What PhotoCaptioner AI's location pin colors mean
Every geotagged photo gets a colored pin on its map. Here's exactly what each color is telling you.

When your photos contain GPS data — which most iPhone and modern camera images do — PhotoCaptioner AI shows where they were taken on a map, drawn locally with Apple’s MapKit. No coordinates ever leave your Mac. Each pin’s color tells you where the coordinates came from.
Green pin — from the photo itself
A green pin means the coordinates came directly from the photo’s EXIF metadata. This is the trustworthy case — treat green pins as ground truth.
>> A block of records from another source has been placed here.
int run_block(const SmolttsSession* s, const SmolttsBlockWeights& bw, int dim, int n_head, int n_kv, int inter, float* x,
              float* q, int M, const int* row_pos, const int* row_slot, const float* rope, void* kc, void* vc,
              int cache_len, const char* in_x3, const EmitArgs& next, hipStream_t st, bool first_pos = false,
              int kv_format = SMOLTTS_KV_F32, int iota_pos = -1, bool qkv_done = false, int w_stream = 0,
              const SmolttsPickArgs* pick = nullptr) {
  const SmolttsEngine* e = s->e;
  const char* A = e->arena;
  const float eps = e->cfg.norm_eps;
  if (!qkv_done) {
    SmolttsGemm3Args a = base3(e->cfg.weight_format, A + bw.wqkv, in_x3, M, (n_head + 2 * n_kv) * 64, dim, SMOLTTS_EPI_QKV_ROPE);
    a.fp8_activations = s->fp8_prefill;
    a.ssq_in_dev = s->ssq; a.eps = eps; a.out_dev = q; a.ldo = n_head * 64;
    a.rope_dev = rope; a.row_pos_dev = row_pos; a.row_slot_dev = row_slot;
    a.k_cache_dev = (float*)kc; a.v_cache_dev = (float*)vc; a.n_q_heads = n_head; a.n_kv_heads = n_kv; a.cache_len = cache_len;
    a.kv_format = kv_format; a.w_stream = (w_stream & (1 | SMOLTTS_STREAM_W_DEPTH_QKVO)) != 0;
    if (first_pos) a.v_x3_dev = s->x3a;
    ST_TRY(launch_gemm3_m(s, a, st));
  }
  const bool fused_attn = !first_pos && iota_pos > 0 && s->fuse_depth_attn && kv_format == SMOLTTS_KV_F32 &&
                          smoltts_gemm3_attn_fusable(n_head, n_kv, cache_len) && dim == n_head * 64;
  if (!first_pos && !fused_attn) {
    const int reps = dup_hit(s, cache_len <= 16 ? 100 : 101, 0) ? 2 : 1;
    for (int i = 0; i < reps; ++i)
      ST_TRY(launch_attention(q, kc, vc, row_pos, row_slot, M, n_head, n_kv, cache_len, 0, nullptr, s->x3a, st, kv_format, iota_pos,
                              s->split_attn ? s->attn_part : nullptr, s->attn_ticket));
  }
  {
    SmolttsGemm3Args a = base3(e->cfg.weight_format, A + bw.wo, s->x3a, M, dim, dim, SMOLTTS_EPI_RESID);
    a.fp8_activations = s->fp8_prefill;
    a.resid_dev = x; a.out_dev = x; a.ldo = dim;
    a.emit_a_dev = s->x3n; a.gamma_a_dev = (const float*)(A + bw.ffn_norm); a.ssq_out_dev = s->ssq; a.w_stream = (w_stream & (1 | SMOLTTS_STREAM_W_DEPTH_QKVO)) != 0;
    if (fused_attn) {
      a.attn_q_dev = q; a.attn_pos = iota_pos; a.k_cache_dev = (float*)kc; a.v_cache_dev = (float*)vc;
      a.n_q_heads = n_head; a.n_kv_heads = n_kv; a.cache_len = cache_len; a.kv_format = SMOLTTS_KV_F32;
      a.pick = pick;
    }
    ST_REQUIRE(pick == nullptr || fused_attn, SMOLTTS_E_STATE, "run_block: a pick needs the fused depth attention");
    ST_TRY(launch_gemm3(a, st));
  }
  {
    SmolttsGemm3Args a = base3(e->cfg.weight_format, A + bw.w13, s->x3n, M, 2 * inter, dim, SMOLTTS_EPI_SWIGLU);
    a.fp8_activations = s->fp8_prefill;
    a.ssq_in_dev = s->ssq; a.eps = eps; a.x3_out_dev = s->x3h; a.w_stream = (w_stream & (1 | SMOLTTS_STREAM_W_DEPTH_W13)) != 0;
    ST_TRY(launch_gemm3_m(s, a, st));
  }
  {
    SmolttsGemm3Args a = base3(e->cfg.weight_format, A + bw.w2, s->x3h, M, dim, inter, SMOLTTS_EPI_RESID);
    a.fp8_activations = s->fp8_prefill;
    a.resid_dev = x; a.out_dev = x; a.ldo = dim;
    a.emit_a_dev = next.x3a; a.gamma_a_dev = next.gamma_a; a.emit_b_dev = next.x3b; a.gamma_b_dev = next.gamma_b;
    a.ssq_out_dev = next.ssq; a.w_stream = (w_stream & (1 | SMOLTTS_STREAM_W_DEPTH_W2)) != 0;
    ST_TRY(launch_gemm3(a, st));
  }
  return SMOLTTS_OK;
}

const float* gamma_at(const SmolttsEngine* e, uint64_t off) { return (const float*)(e->arena + off); }

EmitArgs slow_hidden_emit(const SmolttsSession* s) {
  const SmolttsEngine* e = s->e;
  EmitArgs em{s->x3n, gamma_at(e, e->w.norm), s->x3n2,
              e->cfg.has_fast_project_in ? nullptr : gamma_at(e, e->w.fast_layers[0].attn_norm), s->ssq};
  return em;
}

__global__ __launch_bounds__(256) void scatter_last_kernel(const float* xr, const int* slots, const int* last_row, int dim,
                                                           float* xt) {
  const int i = blockIdx.x;
  const long src = last_row[i], dst = slots[i];
  for (int d = threadIdx.x * 4; d < dim; d += 256 * 4)
    *reinterpret_cast<float4*>(xt + dst * dim + d) = *reinterpret_cast<const float4*>(xr + src * dim + d);
}

EmbedTables embed_tables(const SmolttsEngine* e) {
  const SmolttsLMConfig& c = e->cfg;
  const char* A = e->arena;
  return EmbedTables{(const uint16_t*)(A + e->w.text_emb), (const uint16_t*)(A + e->w.codebook_emb), c.dim, c.codebook_size,
                     c.duplicate_code_0 ? 0 : c.codebook_size, c.embed_mask_mode, c.semantic_start_id, c.semantic_end_id,
                     c.vocab_size, c.codebook_size * c.num_codebooks, c.n_fast};
}

bool slow_sampled(const SmolttsSession* s) { return s->slot_mode ? (s->form & 1) != 0 : s->temp > 0.f; }
bool fast_sampled(const SmolttsSession* s) { return s->slot_mode ? (s->form & 2) != 0 : s->fast_temp > 0.f; }

SampleArgs pick_args(const SmolttsSession* s, int step) {
  if (s->slot_mode) {
    const bool sampled = step == 0 ? slow_sampled(s) : fast_sampled(s);
    return SampleArgs{0.f, 0.f, 0, step, 0, s->frames, nullptr, s->margin_at, sampled ? s->slot_tab : nullptr};
  }
  if (step == 0) return SampleArgs{s->temp, s->min_p, s->seed, 0, 0, s->frames, s->salt, s->margin_at, nullptr};
  return SampleArgs{s->fast_temp, s->fast_temp > 0.f ? s->min_p : 0.f, s->seed, step, 0, s->frames, s->salt, s->margin_at, nullptr};
}

bool commit_cand_slow(const SmolttsSession* s) { return s->commit_picks && s->fuse_pick && !slow_sampled(s) && s->B < 256; }
bool commit_cand_last(const SmolttsSession* s) { return s->commit_picks && s->fuse_pick && !fast_sampled(s) && s->B < 256; }

int launch_commit_embed(SmolttsSession* s, int do_commit, int advance_pos, hipStream_t st, bool picks = false) {
  const SmolttsEngine* e = s->e;
  const SmolttsLMConfig& c = e->cfg;
  ST_REQUIRE(1 + c.n_fast <= 64 && c.dim % 64 == 0, SMOLTTS_E_INVALID, "commit: grid height > 64 or dim %% 64 != 0");
  CommitArgs a;
  memset(&a, 0, sizeof(a));
  a.B = s->B; a.H = 1 + c.n_fast; a.max_frames = s->max_frames; a.max_seq = s->max_seq; a.im_end = c.im_end_id;
  a.stop_on_eos = s->stop_on_eos; a.advance_pos = advance_pos; a.do_commit = do_commit;
  a.new_col = s->new_col; a.mask = s->mask; a.cur_col = s->cur_col; a.codes = s->codes; a.pos = s->pos; a.frames = s->frames; a.done = s->done;
  a.margin = s->margin;
  a.attn_ticket = s->attn_ticket;
  if (picks) {
    a.slow_logits = s->logits_slow; a.slow_cols = c.vocab_size;
    a.slow_sa = pick_args(s, 0);
    a.last_logits = s->logits; a.last_cols = c.codebook_size;
    a.last_sa = pick_args(s, c.n_fast);
    if (commit_cand_slow(s)) { a.slow_cand = s->cand_slow; a.slow_tiles = (c.vocab_size + 15) / 16; }
    if (commit_cand_last(s)) { a.last_cand = s->cand; a.last_tiles = (c.codebook_size + 15) / 16; }
  }
  const EmitDev em{s->x3n, gamma_at(e, e->w.layers[0].attn_norm), nullptr, nullptr, s->ssq};
  hipLaunchKernelGGL(commit_embed_kernel, dim3(s->B), dim3(256), 0, st, a, embed_tables(e), s->xt, em);
  ST_CHECK_HIP(hipGetLastError());
  return SMOLTTS_OK;
}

Orange pin — inferred from the caption
An orange pin appears when a photo has no embedded GPS, but Gemini identified a recognizable landmark and the coordinates were derived from that, then verified. Usually right for famous places — but an informed guess, so verify before archival cataloging.
Green pins are ground truth. Orange pins are informed guesses — worth a second look.
No pin — no location data
Neither embedded GPS nor a recognizable landmark? You’ll see “No location data for this photo.” The caption is still generated from visual cues. Photos often lose GPS when shared through messaging apps.
Why it matters
For a searchable, archival-quality library, the pin color tells you how much to trust each location. For the most accurate venue names, add a Google Places API key.